### Task to carry out:
Go through the listing and state how many lines hold the string "full". Nothing else is needed.

### Dataset excerpts:
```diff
@@ -748,16 +839,7 @@
   dim3 g1((unsigned)nblk1);
   if (full) CMDA_LAUNCH(attn_bwd_dq_kernel<true>, g1, dim3(256), 0, stream, p);
   else CMDA_LAUNCH(attn_bwd_dq_kernel<false>, g1, dim3(256), 0, stream, p);
-  const long slices = (long)B * heads * ((Nk + kKS - 1) / kKS);
-  long spans = direct ? 1 : std::max<long>(1, 512 / slices);
-  long qpb = ((N + spans - 1) / spans + 127) / 128 * 128;
-  spans = (N + qpb - 1) / qpb;
-  p.q_per_block = (int)qpb;
-  p.spans = (int)spans;
-  dim3 g2((unsigned)(spans * heads * 4 * B));
-  if (direct && N > 512) CMDA_LAUNCH(attn_bwd_dkv_kernel<8>, g2, dim3(512), 0, stream, p);
-  else CMDA_LAUNCH(attn_bwd_dkv_kernel<4>, g2, dim3(256), 0, stream, p);
-  CMDA_CHECK_LAUNCH();
+  return launch_dkv(p, direct, full, stream);
 }
 
 extern "C" int cmda_attention_fwd_x3(const float* q, const void* kv_hi, const void* kv_lo, float* o, int B, int N, int Nk, int heads, int C,
diff --git a/cmda_amd/ops.py b/cmda_amd/ops.py
--- a/cmda_amd/ops.py
+++ b/cmda_amd/ops.py
@@ -521,6 +521,19 @@
     return 64 if -(-int(N) // 128) * int(heads) * int(B) < (512 if full else 1024) else 128
 
 
+def attention_dkv_config(B, N, heads, Nk=256):
+    B, N, heads, Nk = int(B), int(N), int(heads), int(Nk)
+    bh = B * heads
+    if N <= 1024 and Nk <= 256:
+        ks = 16 if bh * 16 <= 256 else 32 if bh * 8 <= 256 else 64
+        groups = -(-N // 32)
+        return ks, 4 if groups >= 4 and ks < 64 else 2 if groups >= 2 else 1, 1
+    ks, qg = 32, 4
+    spans = max(1, 256 // (bh * -(-Nk // ks)))
+    qpb = -(-(-(-N // spans)) // 128) * 128
+    return ks, qg, -(-N // qpb)
+
+
 def attention_bwd_direct(B, N, Nk, heads):
     return bool(L.lib().cmda_attention_bwd_direct(int(B), int(N), int(Nk), int(heads)))
 
```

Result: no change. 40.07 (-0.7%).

### Task solution:
3